Can you charge VAT while waiting for your VAT number?

charge vat waiting for registration number
charge vat waiting for registration number

If you’ve applied for VAT registration but are still waiting for your VAT number, you may be unsure whether you should start charging VAT.

In most cases, the answer is no.

You should not issue a VAT invoice or show VAT as a separate charge until HMRC has confirmed your VAT registration number.

However, there’s an important point that catches many new businesses out. If HMRC gives you an earlier effective date of registration, you will usually need to account for VAT on sales made from that date, even if your VAT number arrived later.

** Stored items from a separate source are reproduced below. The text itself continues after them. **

enum { FE_PLAIN = 0, FE_MIRRORS = 1, FE_PRIME = 2 };
struct fe_rows {
    int d0 = 0, d1 = 0, s0 = 0, s1 = 0;
    double hA0 = 0, hA1 = 0, hB0 = 0, hB1 = 0, hC0 = 0, hC1 = 0;
    float eC = 0.f, sideC = 0.f, m3T = 0.f, m3C = 0.f;
    bool unmC = false;
    float emax = -INFINITY;

    template <int MODE>
    __device__ __forceinline__ void chunk(unsigned int (&pix)[FE_CH], int y_last , const uint8_t *img,
                                          int base , int pitch, int ry, int h, unsigned int uc, int y0, int rh, int rw,
                                          unsigned int sel, float s, bool nms_col, int lane, int roi, int xcol, int32_t *cand_cnt,
                                          unsigned long long *cbase) {
        typedef unsigned int __attribute__((aligned(1))) u32u;
#pragma unroll
        for (int i = 0; i < FE_CH; i++) {
            const int y = y0 + i;
            const unsigned int v = __builtin_amdgcn_perm(0u, pix[i], sel);
            {
                const uint8_t *rowp = img + (size_t) icg_reflect1(min(max(ry + min(y + FE_CH, y_last), -1), h), h) * pitch;
                unsigned int vb = (unsigned int) base;
                asm("" : "+v"(vb));
                pix[i] = *reinterpret_cast<const u32u *>(rowp + vb);
            }
            const int a3 = (int) (v & 0xffu), b3 = (int) ((v >> 8) & 0xffu), c3 = (int) ((v >> 16) & 0xffu);
            const int dN = c3 - a3, sN = a3 + 2 * b3 + c3;
            if (MODE != FE_PRIME || i >= 2) {
                const int gxv = d0 + 2 * d1 + dN, gyv = sN - s0;
                const float dx = (float) gxv * s, dy = (float) gyv * s;
                const float cx = dx * dx, cm = dx * dy, cy = dy * dy;
                double hAn = ((double) from_left(cx) + (double) cx) + (double) from_right(cx);
                double hBn = ((double) from_left(cm) + (double) cm) + (double) from_right(cm);
                double hCn = ((double) from_left(cy) + (double) cy) + (double) from_right(cy);
                if (MODE != FE_PRIME) {
// ... 100 lines not shown
    }
    unsigned long long need;
    {
        unsigned int lo = (unsigned int) unmasked, hi = (unsigned int) (unmasked >> 32);
        lo = wave_or_to_lane63(lo);
        hi = wave_or_to_lane63(hi);
        need = ((unsigned long long) (unsigned int) __builtin_amdgcn_readlane((int) hi, 63) << 32) | (unsigned int) __builtin_amdgcn_readlane((int) lo, 63);
    }
    if (need == 0ull) return;
    typedef unsigned int __attribute__((aligned(1))) u32u;
    float emax = -INFINITY;
    while (need) {
        const int a = __ffsll((long long) need) - 1;
        unsigned long long closed = need;
#pragma unroll
        for (int g = 1; g <= FE_GAP; g++) closed |= need << g;
        const unsigned long long from_a = closed >> a;
        const int len                   = (~from_a == 0ull) ? 64 : __ffsll((long long) ~from_a) - 1;
        const unsigned long long runset = (len >= 64 ? ~0ull : ((1ull << len) - 1ull)) << a;
        const unsigned long long inrun  = need & runset;
        const int b                     = 63 - __builtin_clzll(inrun);
        need &= ~runset;
        const unsigned long long urun = (unmasked & inrun) >> a;
        const int y_first = by0 + a - 3, n_rows = b - a + 7;

        fe_rows st;
        st.emax = emax;
        unsigned int pix[FE_CH];
#pragma unroll
        for (int i = 0; i < FE_CH; i++) {
            const uint8_t *rowp = img + (size_t) icg_reflect1(min(max(R.ry + y_first + i, -1), h), h) * pitch;
            pix[i] = *reinterpret_cast<const u32u *>(rowp + (unsigned int) base);
        }
        const int y_last = y_first + n_rows - 1;
        st.chunk<FE_PRIME>(pix, y_last, img, base, pitch, R.ry, h, 0u, y_first, R.rh, R.rw, sel, s, nms_col, lane, roi, xcol, cand_cnt, cbase);
        for (int t0 = FE_CH; t0 < n_rows; t0 += FE_CH) {
            const unsigned int uc = t0 >= 5 ? (unsigned int) (urun >> (t0 - 5)) : (unsigned int) urun << (5 - t0);
            const int y0 = y_first + t0;
            if ((y0 <= 2 && 2 < y0 + FE_CH) || (y0 <= R.rh + 1 && R.rh + 1 < y0 + FE_CH))
                st.chunk<FE_MIRRORS>(pix, y_last, img, base, pitch, R.ry, h, uc, y0, R.rh, R.rw, sel, s, nms_col, lane, roi, xcol, cand_cnt, cbase);
            else
                st.chunk<FE_PLAIN>(pix, y_last, img, base, pitch, R.ry, h, uc, y0, R.rh, R.rw, sel, s, nms_col, lane, roi, xcol, cand_cnt, cbase);
        }
        emax = st.emax;
    }
    unsigned int key = emax == -INFINITY ? 0u : f32_order_key(emax);
#pragma unroll
    for (int m = 32; m >= 1; m >>= 1) {
        const unsigned int o = __shfl_xor(key, m, 64);
        key                  = o > key ? o : key;
    }
    if (lane == 0 && key) atomicMax(&roi_max[roi], key);
}

__global__ __launch_bounds__(64 * FE_WAVES) void k_min_eig_nms(const det_roi *rois, const uint8_t *frames, size_t slot_bytes,
                                                               const int32_t *slots, int pitch, int w, int h, const float2 *mask_pts,
                                                               const int32_t *mask_begin, const int32_t *mask_cnt , int radius,
                                                               const int32_t *vspan ,
                                                               unsigned int *roi_max,
                                                               unsigned long long *cand, size_t cand_plane, int32_t *cand_cnt,
                                                               int gx, int gy, int n_blocks, unsigned int m_roi, unsigned int m_gx) {
    __shared__ int vh[FE_MAX_RADIUS + 2];
    for (int a = threadIdx.x; a < radius + 2; a += 64 * FE_WAVES) vh[a] = vspan[a];
    __syncthreads();
    const int n_items = (n_blocks + FE_WAVES - 1) / FE_WAVES;
    const int chunk   = (n_items + 7) >> 3;
    const int x = blockIdx.x & 7, j = blockIdx.x >> 3, G = gridDim.x >> 3;
    const int wv  = __builtin_amdgcn_readfirstlane((int) (threadIdx.x >> 6));
    const int end = min((x + 1) * chunk, n_items);
    for (int it = x * chunk + j; it < end; it += G) {
        const int bl = it * FE_WAVES + wv;
        if (bl < n_blocks)
            fe_block(bl, vh, rois, frames, slot_bytes, slots, pitch, w, h, mask_pts, mask_begin, mask_cnt, radius, roi_max, cand, cand_plane, cand_cnt, gx, gy,
                     m_roi, m_gx);
    }
}

#define DET_MAX_PER_BLOCK 64

struct subpix_mask_t {
    float m[121];
};

struct subpix_smem {
    double terms[121][5];
    float patch[13][13];
    float cur[2];
    int stop;
};

#define DET_WAVE_SYNC()                                         \
    do {                                                        \
        __builtin_amdgcn_fence(__ATOMIC_SEQ_CST, "workgroup");  \
        __builtin_amdgcn_wave_barrier();                        \
    } while (0)

__device__ __forceinline__ float2 subpix_corner(subpix_smem &S, const det_roi &R, const uint8_t *img, int pitch, const float2 cT, int lane,
                                                const subpix_mask_t &M) {
    float cIx = cT.x, cIy = cT.y;
    int iter = 0;
    while (true) {
        const float ox = cIx - 6.f, oy = cIy - 6.f;
        const int iox = (int) floorf(ox), ioy = (int) floorf(oy);
        const float fa = ox - iox, fb = oy - ioy;
        const float w00 = (1.f - fa) * (1.f - fb), w01 = fa * (1.f - fb), w10 = (1.f - fa) * fb, w11 = fa * fb;
        for (int i = lane; i < 169; i += 64) {
            int r = i / 13, c = i - r * 13;
            int x0 = min(max(iox + c, 0), R.rw - 1), x1 = min(max(iox + c + 1, 0), R.rw - 1);
            int y0 = min(max(ioy + r, 0), R.rh - 1), y1 = min(max(ioy + r + 1, 0), R.rh - 1);
            const uint8_t *p0 = img + (size_t) (R.ry + y0) * pitch + R.rx;
            const uint8_t *p1 = img + (size_t) (R.ry + y1) * pitch + R.rx;
            float s00 = p0[x0], s01 = p0[x1], s10 = p1[x0], s11 = p1[x1];
            S.patch[r][c] = s00 * w00 + s01 * w01 + s10 * w10 + s11 * w11;
        }
        DET_WAVE_SYNC();
        for (int i = lane; i < 121; i += 64) {
            int r = i / 11, c = i - r * 11;
            double m   = M.m[i];
            double tgx = S.patch[r + 1][c + 2] - S.patch[r + 1][c];
            double tgy = S.patch[r + 2][c + 1] - S.patch[r][c + 1];
            double gxx = tgx * tgx * m, gxy = tgx * tgy * m, gyy = tgy * tgy * m;
            double px = c - 5, py = r - 5;
            S.terms[i][0] = gxx;
            S.terms[i][1] = gxy;
            S.terms[i][2] = gyy;
            S.terms[i][3] = gxx * px + gxy * py;
            S.terms[i][4] = gxy * px + gyy * py;
        }
        DET_WAVE_SYNC();
        double acc = 0;
        {
            const int q = lane % 5;
#pragma unroll 11
            for (int i = 0; i < 121; i++) acc += S.terms[i][q];
        }
        const double a = __shfl(acc, 0, 64), b = __shfl(acc, 1, 64), c = __shfl(acc, 2, 64);
        const double bb1 = __shfl(acc, 3, 64), bb2 = __shfl(acc, 4, 64);
        int st     = 0;
        float c2x = cIx, c2y = cIy;
        double det = a * c - b * b;
        if (fabs(det) <= DBL_EPSILON * DBL_EPSILON) {
            st = 1;
        } else {
            double scale = 1.0 / det;
            c2x          = (float) (cIx + c * scale * bb1 - b * scale * bb2);
            c2y          = (float) (cIy - b * scale * bb1 + a * scale * bb2);
            double err   = (double) ((c2x - cIx) * (c2x - cIx) + (c2y - cIy) * (c2y - cIy));
            if (c2x < 0 || c2x >= R.rw || c2y < 0 || c2y >= R.rh)
                st = 2;
            else if (!(iter + 1 < 20 && err > 0.01 * 0.01))
                st = 2;
        }
        if (st != 1) {
            cIx = c2x;
            cIy = c2y;
        }
        ++iter;
        DET_WAVE_SYNC();
        if (st) break;
    }
    if (fabsf(cIx - cT.x) > 5 || fabsf(cIy - cT.y) > 5) {
        cIx = cT.x;
        cIy = cT.y;
    }
    return make_float2(cIx, cIy);
}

You cannot issue a VAT invoice until HMRC issues your VAT registration number. However, you may still need to account for VAT from your effective registration date.
In this guide, Michael McCullion, Managing Director of Bright Ideas Accounting, explains what you can and can’t do while waiting for your VAT registration number, and how to avoid an expensive mistake.

Why does this happen?

HMRC doesn’t always process VAT registrations immediately, and while your application is being processed, your business may continue trading as usual.

Once the application is approved, HMRC will issue both a VAT registration number and an effective date of registration.

Those two dates are often different.

For example, your VAT number might arrive on 28 July, but HMRC could make your registration effective from 10 July. In that case, sales made from 10 July onwards would normally be subject to VAT.

Can you add VAT to your invoices?

Not until your VAT registration number has been issued.

A valid VAT invoice must include your VAT registration number, so you should not simply add 20% VAT to an invoice while you are still waiting for it.

HMRC explains what information must appear on a VAT invoice in its guidance on VAT invoices.

What should you do while you’re waiting?

If your effective registration date has already passed, keep a record of every sale you make.

The approach most accountants recommend is to charge your usual VAT-inclusive gross price from the outset, rather than invoicing at your normal (VAT-exclusive) price and hoping to collect the VAT element later.

For example, if a service is normally £100 plus VAT, invoice £120, and add a note such as: “VAT registration applied for. A VAT invoice will be issued once our VAT number is received”.

This way, once your number arrives, you simply reissue the invoice to show the £100 net and £20 VAT separately – your customer pays the same total, but now has a valid VAT invoice.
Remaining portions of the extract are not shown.